What you need to do:
In the material below, the lines from the one containing "long pdf_mesh_gtape_floats(int level, int B);" through the one containing "int pdf_mesh_level_fwd_bf16(const PdfMeshLevel*" are to be given again exactly, ends included, and no others.

Material shown:
◇ ◇ ◇ ◇ ◇ ◇ ◇

typedef struct PdfCallOpts {
    const void* op0_bf16; const void* op1_bf16;
    void* out_bf16;
    const void* bn_x_bf16;
    float* stats_out; long stats_cap;
    long stats_tiles; long stats_rows;
    const float* tile_stats; long tile_n; long tile_rows;
    const float* in_scale; const float* in_shift;
    const void* op1_bf16_t;
    float* ws; long ws_floats;
    const float* wino_v;
} PdfCallOpts;
long pdf_conv2d_winograd_v_offset(int N, int H, int W, int Cin, int Cout, int KH, int KW, int stride, int pad);
int pdf_linear_fwd_x(const float* x, const float* w, const float* bias, float* y, int M, int N, int K, int ldx, int ldw, int ldy, int act, void* stream, PdfCallOpts* opts);
int pdf_linear_fwd_pair_x(const float* x, const float* w0, const float* w1, const float* b0, const float* b1, float* y, int M, int N, int K, int ldx, int ldw, int ldy, int act, void* stream, PdfCallOpts* opts);
int pdf_linear_bwd_data_x(const float* dy, const float* w, float* dx, int M, int N, int K, int lddy, int ldw, int lddx, void* stream, PdfCallOpts* opts);
int pdf_linear_bwd_data_pair_x(const float* dy, const float* w0, const float* w1, float* dx, int M, int N, int K, int lddy, int ldw, int lddx, void* stream, PdfCallOpts* opts);
int pdf_conv2d_fwd_x(const float* x, const float* w, const float* bias, float* y, int N, int H, int W, int Cin, int ldx, int Cout, int KH, int KW, int stride, int pad, int OH, int OW, int ldy, int act, void* stream, PdfCallOpts* opts);
int pdf_conv2d_bwd_data_x(const float* dy, const float* w, float* dx, int N, int H, int W, int Cin, int lddx, int Cout, int KH, int KW, int stride, int pad, int OH, int OW, int lddy, void* stream, PdfCallOpts* opts);
int pdf_conv2d_bwd_data_add_x(const float* dy, const float* w, float* dx, int N, int H, int W, int Cin, int lddx, int Cout, int KH, int KW, int stride, int pad, int OH, int OW, int lddy, void* stream, PdfCallOpts* opts);
int pdf_linear_bwd_weight_x(const float* x, const float* dy, float* dw, float* db, float* ws, long ws_floats, int M, int N, int K, int ldx, int lddy, int accumulate, void* stream, PdfCallOpts* opts);
int pdf_linear_bwd_weight_pair_x(const float* x, const float* dy, float* dw0, float* dw1, float* db0, float* db1, float* ws, long ws_floats, int M, int N, int K, int ldx, int lddy, int accumulate, void* stream, PdfCallOpts* opts);
int pdf_conv2d_bwd_weight_x(const float* x, const float* dy, float* dw, float* db, float* ws, long ws_floats, int N, int H, int W, int Cin, int ldx, int Cout, int KH, int KW, int stride, int pad, int OH, int OW, int lddy, int accumulate, void* stream, PdfCallOpts* opts);
int pdf_deconv2d_fwd_x(const float* x, const float* w, const float* bias, float* y, int N, int H, int W, int Cin, int ldx, int Cout, int KH, int KW, int stride, int pad, int OH, int OW, int ldy, void* stream, PdfCallOpts* opts);
int pdf_deconv2d_bwd_data_x(const float* dy, const float* w, float* dx, int N, int H, int W, int Cin, int lddx, int Cout, int KH, int KW, int stride, int pad, int OH, int OW, int lddy, void* stream, PdfCallOpts* opts);
int pdf_deconv2d_bwd_weight_x(const float* x, const float* dy, float* dw, float* ws, long ws_floats, int N, int H, int W, int Cin, int ldx, int Cout, int KH, int KW, int stride, int pad, int OH, int OW, int lddy, int accumulate, void* stream, PdfCallOpts* opts);
int pdf_bn_train_fwd_x(const float* x, int ldx, int C, long R, const float* gamma, const float* beta, float* running_mean, float* running_var, float momentum, float eps, const float* res, int ldr, int relu, float* y, int ldy, float* save_mean, float* save_rstd, float* scale, float* shift, float* ws, void* stream, PdfCallOpts* opts);
int pdf_bn_train_bwd_x(const float* dy, int lddy, const float* y, int ldy, int relu, const float* x, int ldx, const float* save_mean, const float* save_rstd, const float* gamma, const float* scale, const float* shift, int C, long R, float* dx, int lddx, float* dres, int lddr, float* dgamma, float* dbeta, int accumulate, float* ws, void* stream, PdfCallOpts* opts);
int pdf_bn_relu_maxk_fwd_x(const float* y, int ldy, int C, long R, int K, const float* gamma, const float* beta, float* running_mean, float* running_var, float momentum, float eps, int training, float* out, int ldo, int* arg, float* save_mean, float* save_rstd, float* scale, float* shift, float* ws, void* stream, PdfCallOpts* opts);
int pdf_l2norm_cat_fwd_x(int nparts, const float* const* x, const int* C, const float* const* w, float eps, long R, float* y, int ldy, float* const* norm, void* stream, PdfCallOpts* opts);
long pdf_conv2d_winograd_workspace_floats(int N, int H, int W, int Cin, int Cout, int KH, int KW, int stride, int pad, int backward);
int pdf_debug_armed_slots(void);
int pdf_debug_callopts_size(void);

int pdf_x3_split(const float* x, void* out, long n, long cs, void* stream);
long pdf_deconv2d_x3_workspace_floats(int N, int H, int W, int Cin, int Cout, int KH, int KW, int stride, int pad, int backward);
int pdf_set_x3_mode(int mode);
int pdf_stream_create(void** out, int priority, int* lo, int* hi);
int pdf_debug_x3_mode(void);
int pdf_debug_x3_stamps(unsigned long long* out);
int pdf_x3_batched_gemm_nt(const void* A3, long csA, const void* B3, long csB, float* C, int batch, long gsA, long gsB, long gsC, int M, int N, int K, int variant, int nprod, void* stream);
int pdf_batched_gemm_nt(const float* A, const float* B, float* C, int batch, long gsA, long gsB, long gsC, int M, int N, int K, void* stream);
int pdf_x3_batched_gemm_tn(const void* P3, long csP, const void* Q3, long csQ, float* slab, int batch, long gsP, long gsQ, int M, int NI, int NJ, int splits, int variant, int nprod, void* stream);
int pdf_batched_gemm_tn(const float* P, const float* Q, float* slab, int batch, long gsP, long gsQ, int M, int NI, int NJ, int splits, void* stream);

typedef struct PdfMeshLin { const float* w[2]; const float* b[2]; } PdfMeshLin;
typedef struct PdfMeshLN { const float* g[2]; const float* b[2]; } PdfMeshLN;
typedef struct PdfMeshGcn { PdfMeshLin fc1, fc2, sc; PdfMeshLN n2, n3; unsigned long long seed; } PdfMeshGcn;
typedef struct PdfMeshAttn {
    PdfMeshLN ln; PdfMeshLin q, k, v, fc; PdfMeshLN ffln; PdfMeshLin f1, f2;
    unsigned long long seed_att, seed_z, seed_t, seed_x;
} PdfMeshAttn;
typedef struct PdfMeshLinG { float* w[2]; float* b[2]; } PdfMeshLinG;
typedef struct PdfMeshLNG { float* g[2]; float* b[2]; } PdfMeshLNG;
typedef struct PdfMeshGcnG { PdfMeshLinG fc1, fc2, sc; PdfMeshLNG n2, n3; } PdfMeshGcnG;
typedef struct PdfMeshAttnG { PdfMeshLNG ln; PdfMeshLinG q, k, v, fc; PdfMeshLNG ffln; PdfMeshLinG f1, f2; } PdfMeshAttnG;
typedef struct PdfMeshLevel {
    int level, B, training, cin0;
    float p;
    const unsigned long long* step;
    const float* x;
    float* out;
    const int* ell_col[2]; const float* ell_val[2]; const int* ell_colT[2]; const float* ell_valT[2]; int ell_w;
    PdfMeshGcn gcn[4];
    PdfMeshAttn self_, cross;
    float* tape;
    float* qkv;
    const float* dout;
    float* dx;
    float* gtape;
    PdfMeshGcnG ggcn[4]; PdfMeshAttnG gself, gcross;
    float* wg_ws; long wg_ws_floats;
} PdfMeshLevel;
long pdf_mesh_tape_floats(int level, int B);
long pdf_mesh_gtape_floats(int level, int B);
int pdf_mesh_level_fwd(const PdfMeshLevel* a, void* stream);
int pdf_mesh_level_bwd(const PdfMeshLevel* a, void* stream, void* side_stream);
int pdf_mesh_level_fwd_bf16(const PdfMeshLevel* a, void* stream);
int pdf_mesh_level_bwd_bf16(const PdfMeshLevel* a, void* stream, void* side_stream);
int pdf_mesh_level_fwd_x3(const PdfMeshLevel* a, void* stream);
int pdf_mesh_level_bwd_x3(const PdfMeshLevel* a, void* stream, void* side_stream);
int pdf_debug_mesh_level_size(void);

◇ ◇ ◇ ◇ ◇ ◇ ◇

Task solution:
long pdf_mesh_gtape_floats(int level, int B);
int pdf_mesh_level_fwd(const PdfMeshLevel* a, void* stream);
int pdf_mesh_level_bwd(const PdfMeshLevel* a, void* stream, void* side_stream);
int pdf_mesh_level_fwd_bf16(const PdfMeshLevel* a, void* stream);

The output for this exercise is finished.